§ **WORK ITEM**: When the line with "getattr(lib, name).restype = C.c_int" appears below, start repeating lines exactly, and keep going through the line with "-704,9 +709,17 @@"; add nothing outside that span.

§ **DATA FOR THIS EXERCISE**:
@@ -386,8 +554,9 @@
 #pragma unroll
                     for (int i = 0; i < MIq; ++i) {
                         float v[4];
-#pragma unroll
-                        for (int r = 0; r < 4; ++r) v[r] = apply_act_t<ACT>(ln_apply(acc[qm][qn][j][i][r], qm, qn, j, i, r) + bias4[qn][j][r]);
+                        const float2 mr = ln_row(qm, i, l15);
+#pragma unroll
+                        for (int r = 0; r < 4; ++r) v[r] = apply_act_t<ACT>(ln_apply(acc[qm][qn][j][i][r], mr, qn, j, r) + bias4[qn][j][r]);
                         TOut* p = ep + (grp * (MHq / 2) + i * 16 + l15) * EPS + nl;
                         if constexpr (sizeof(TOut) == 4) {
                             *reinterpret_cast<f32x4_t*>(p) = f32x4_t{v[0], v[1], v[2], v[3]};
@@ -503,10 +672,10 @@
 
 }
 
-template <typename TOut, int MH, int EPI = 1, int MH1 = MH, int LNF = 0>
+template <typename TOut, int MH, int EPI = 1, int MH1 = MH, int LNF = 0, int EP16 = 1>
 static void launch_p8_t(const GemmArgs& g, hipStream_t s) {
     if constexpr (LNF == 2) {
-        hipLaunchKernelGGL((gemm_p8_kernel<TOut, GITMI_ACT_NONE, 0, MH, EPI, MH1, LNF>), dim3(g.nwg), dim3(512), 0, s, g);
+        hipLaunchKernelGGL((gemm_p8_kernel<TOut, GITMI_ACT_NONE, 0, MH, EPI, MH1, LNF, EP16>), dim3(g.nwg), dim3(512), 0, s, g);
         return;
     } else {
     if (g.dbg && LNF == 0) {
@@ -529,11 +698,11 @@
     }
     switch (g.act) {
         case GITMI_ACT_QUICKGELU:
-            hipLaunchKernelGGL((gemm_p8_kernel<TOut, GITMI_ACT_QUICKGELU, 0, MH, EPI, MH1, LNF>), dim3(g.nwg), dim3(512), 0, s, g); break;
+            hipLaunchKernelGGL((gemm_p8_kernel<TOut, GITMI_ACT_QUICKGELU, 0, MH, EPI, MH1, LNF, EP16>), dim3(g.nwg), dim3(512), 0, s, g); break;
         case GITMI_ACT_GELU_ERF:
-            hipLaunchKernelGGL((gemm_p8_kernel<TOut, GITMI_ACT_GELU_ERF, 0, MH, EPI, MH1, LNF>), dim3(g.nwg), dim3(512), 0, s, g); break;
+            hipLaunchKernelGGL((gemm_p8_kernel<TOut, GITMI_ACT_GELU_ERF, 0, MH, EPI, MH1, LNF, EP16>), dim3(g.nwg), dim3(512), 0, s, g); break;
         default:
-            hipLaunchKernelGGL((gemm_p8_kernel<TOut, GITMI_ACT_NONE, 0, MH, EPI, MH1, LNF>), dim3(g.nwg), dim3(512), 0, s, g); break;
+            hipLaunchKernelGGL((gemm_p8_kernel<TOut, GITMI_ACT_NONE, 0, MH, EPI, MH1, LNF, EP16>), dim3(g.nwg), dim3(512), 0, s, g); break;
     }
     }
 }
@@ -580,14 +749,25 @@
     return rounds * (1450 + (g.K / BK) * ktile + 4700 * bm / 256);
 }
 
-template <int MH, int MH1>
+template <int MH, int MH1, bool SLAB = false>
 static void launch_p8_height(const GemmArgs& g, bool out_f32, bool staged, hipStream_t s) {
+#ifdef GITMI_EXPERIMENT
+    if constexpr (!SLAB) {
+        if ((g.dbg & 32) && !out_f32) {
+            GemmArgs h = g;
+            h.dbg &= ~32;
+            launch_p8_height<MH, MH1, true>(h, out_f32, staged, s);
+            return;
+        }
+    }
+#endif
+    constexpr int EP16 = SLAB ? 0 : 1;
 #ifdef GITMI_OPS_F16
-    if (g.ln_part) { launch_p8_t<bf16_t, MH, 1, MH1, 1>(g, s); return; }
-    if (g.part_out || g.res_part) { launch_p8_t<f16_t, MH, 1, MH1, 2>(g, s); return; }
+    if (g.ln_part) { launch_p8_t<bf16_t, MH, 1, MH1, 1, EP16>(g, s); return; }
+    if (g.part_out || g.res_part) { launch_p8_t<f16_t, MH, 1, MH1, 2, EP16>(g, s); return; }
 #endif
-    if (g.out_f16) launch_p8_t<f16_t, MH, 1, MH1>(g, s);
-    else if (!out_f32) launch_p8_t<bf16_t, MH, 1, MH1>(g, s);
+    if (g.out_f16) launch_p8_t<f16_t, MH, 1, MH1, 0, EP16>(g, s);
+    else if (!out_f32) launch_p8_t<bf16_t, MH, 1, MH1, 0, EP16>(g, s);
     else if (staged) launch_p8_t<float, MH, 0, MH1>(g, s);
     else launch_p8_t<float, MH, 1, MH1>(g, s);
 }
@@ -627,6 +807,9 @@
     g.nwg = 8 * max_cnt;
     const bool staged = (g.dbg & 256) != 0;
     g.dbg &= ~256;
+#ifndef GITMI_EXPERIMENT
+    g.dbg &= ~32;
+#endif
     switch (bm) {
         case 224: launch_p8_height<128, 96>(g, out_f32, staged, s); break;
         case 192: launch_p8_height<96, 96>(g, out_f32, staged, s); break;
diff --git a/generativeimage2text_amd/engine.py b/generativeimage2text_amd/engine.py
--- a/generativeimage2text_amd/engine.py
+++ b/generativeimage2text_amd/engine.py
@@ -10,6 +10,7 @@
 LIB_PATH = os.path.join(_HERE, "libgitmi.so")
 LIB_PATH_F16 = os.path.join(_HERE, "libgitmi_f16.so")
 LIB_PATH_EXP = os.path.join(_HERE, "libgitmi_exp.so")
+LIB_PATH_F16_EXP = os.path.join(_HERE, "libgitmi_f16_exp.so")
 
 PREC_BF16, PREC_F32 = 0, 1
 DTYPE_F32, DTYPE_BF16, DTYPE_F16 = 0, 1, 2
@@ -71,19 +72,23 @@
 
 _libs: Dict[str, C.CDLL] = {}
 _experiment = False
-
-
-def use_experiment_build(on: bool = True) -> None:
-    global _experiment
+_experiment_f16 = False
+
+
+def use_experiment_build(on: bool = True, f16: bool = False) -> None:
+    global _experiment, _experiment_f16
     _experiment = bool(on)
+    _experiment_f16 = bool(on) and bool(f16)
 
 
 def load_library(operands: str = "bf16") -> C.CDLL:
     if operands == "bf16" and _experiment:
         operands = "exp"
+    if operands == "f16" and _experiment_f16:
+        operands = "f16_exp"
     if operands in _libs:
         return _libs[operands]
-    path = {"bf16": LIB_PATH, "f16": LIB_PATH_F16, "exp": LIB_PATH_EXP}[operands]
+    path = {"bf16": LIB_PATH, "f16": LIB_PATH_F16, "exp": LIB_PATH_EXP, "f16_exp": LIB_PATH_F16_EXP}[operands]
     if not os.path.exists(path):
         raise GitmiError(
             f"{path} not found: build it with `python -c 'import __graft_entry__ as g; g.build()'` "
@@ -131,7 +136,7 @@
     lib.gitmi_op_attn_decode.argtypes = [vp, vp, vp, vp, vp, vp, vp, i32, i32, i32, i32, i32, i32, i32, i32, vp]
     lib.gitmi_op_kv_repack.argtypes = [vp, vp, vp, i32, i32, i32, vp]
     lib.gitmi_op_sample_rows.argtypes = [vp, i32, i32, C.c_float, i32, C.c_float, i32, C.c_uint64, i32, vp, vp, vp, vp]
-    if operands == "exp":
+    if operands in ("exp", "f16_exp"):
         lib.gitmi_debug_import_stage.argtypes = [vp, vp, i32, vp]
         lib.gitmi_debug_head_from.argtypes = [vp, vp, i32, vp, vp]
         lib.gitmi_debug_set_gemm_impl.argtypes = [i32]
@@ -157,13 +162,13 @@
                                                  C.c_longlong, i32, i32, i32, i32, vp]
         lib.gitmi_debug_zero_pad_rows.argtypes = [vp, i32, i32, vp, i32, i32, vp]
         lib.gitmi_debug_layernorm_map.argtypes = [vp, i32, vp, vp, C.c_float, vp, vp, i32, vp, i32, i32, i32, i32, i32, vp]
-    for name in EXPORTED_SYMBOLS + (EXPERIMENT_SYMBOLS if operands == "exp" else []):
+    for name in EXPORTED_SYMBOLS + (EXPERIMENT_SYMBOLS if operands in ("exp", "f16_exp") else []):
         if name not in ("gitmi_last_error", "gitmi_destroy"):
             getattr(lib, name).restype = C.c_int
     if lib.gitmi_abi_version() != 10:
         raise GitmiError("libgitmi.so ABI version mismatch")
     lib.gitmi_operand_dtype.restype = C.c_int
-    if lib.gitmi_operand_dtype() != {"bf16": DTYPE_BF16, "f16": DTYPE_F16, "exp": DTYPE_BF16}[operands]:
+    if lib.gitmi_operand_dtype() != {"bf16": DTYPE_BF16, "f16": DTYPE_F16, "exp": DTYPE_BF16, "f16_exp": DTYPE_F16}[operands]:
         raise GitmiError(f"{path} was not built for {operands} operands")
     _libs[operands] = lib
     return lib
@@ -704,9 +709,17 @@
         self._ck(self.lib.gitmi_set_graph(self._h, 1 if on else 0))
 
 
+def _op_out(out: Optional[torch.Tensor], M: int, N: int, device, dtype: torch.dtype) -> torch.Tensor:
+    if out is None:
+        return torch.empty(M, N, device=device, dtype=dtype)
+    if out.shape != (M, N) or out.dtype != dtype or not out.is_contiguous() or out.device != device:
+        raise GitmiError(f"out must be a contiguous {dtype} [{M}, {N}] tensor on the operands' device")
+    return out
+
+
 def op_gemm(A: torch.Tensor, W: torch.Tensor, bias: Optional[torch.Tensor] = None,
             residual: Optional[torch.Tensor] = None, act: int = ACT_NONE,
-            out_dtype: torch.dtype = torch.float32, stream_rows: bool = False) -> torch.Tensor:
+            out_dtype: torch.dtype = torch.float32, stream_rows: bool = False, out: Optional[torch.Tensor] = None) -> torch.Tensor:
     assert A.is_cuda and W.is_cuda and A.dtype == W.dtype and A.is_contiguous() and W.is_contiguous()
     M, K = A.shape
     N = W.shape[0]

§ **SOLUTION**:
             getattr(lib, name).restype = C.c_int
     if lib.gitmi_abi_version() != 10:
         raise GitmiError("libgitmi.so ABI version mismatch")
     lib.gitmi_operand_dtype.restype = C.c_int
-    if lib.gitmi_operand_dtype() != {"bf16": DTYPE_BF16, "f16": DTYPE_F16, "exp": DTYPE_BF16}[operands]:
+    if lib.gitmi_operand_dtype() != {"bf16": DTYPE_BF16, "f16": DTYPE_F16, "exp": DTYPE_BF16, "f16_exp": DTYPE_F16}[operands]:
         raise GitmiError(f"{path} was not built for {operands} operands")
     _libs[operands] = lib
     return lib
@@ -704,9 +709,17 @@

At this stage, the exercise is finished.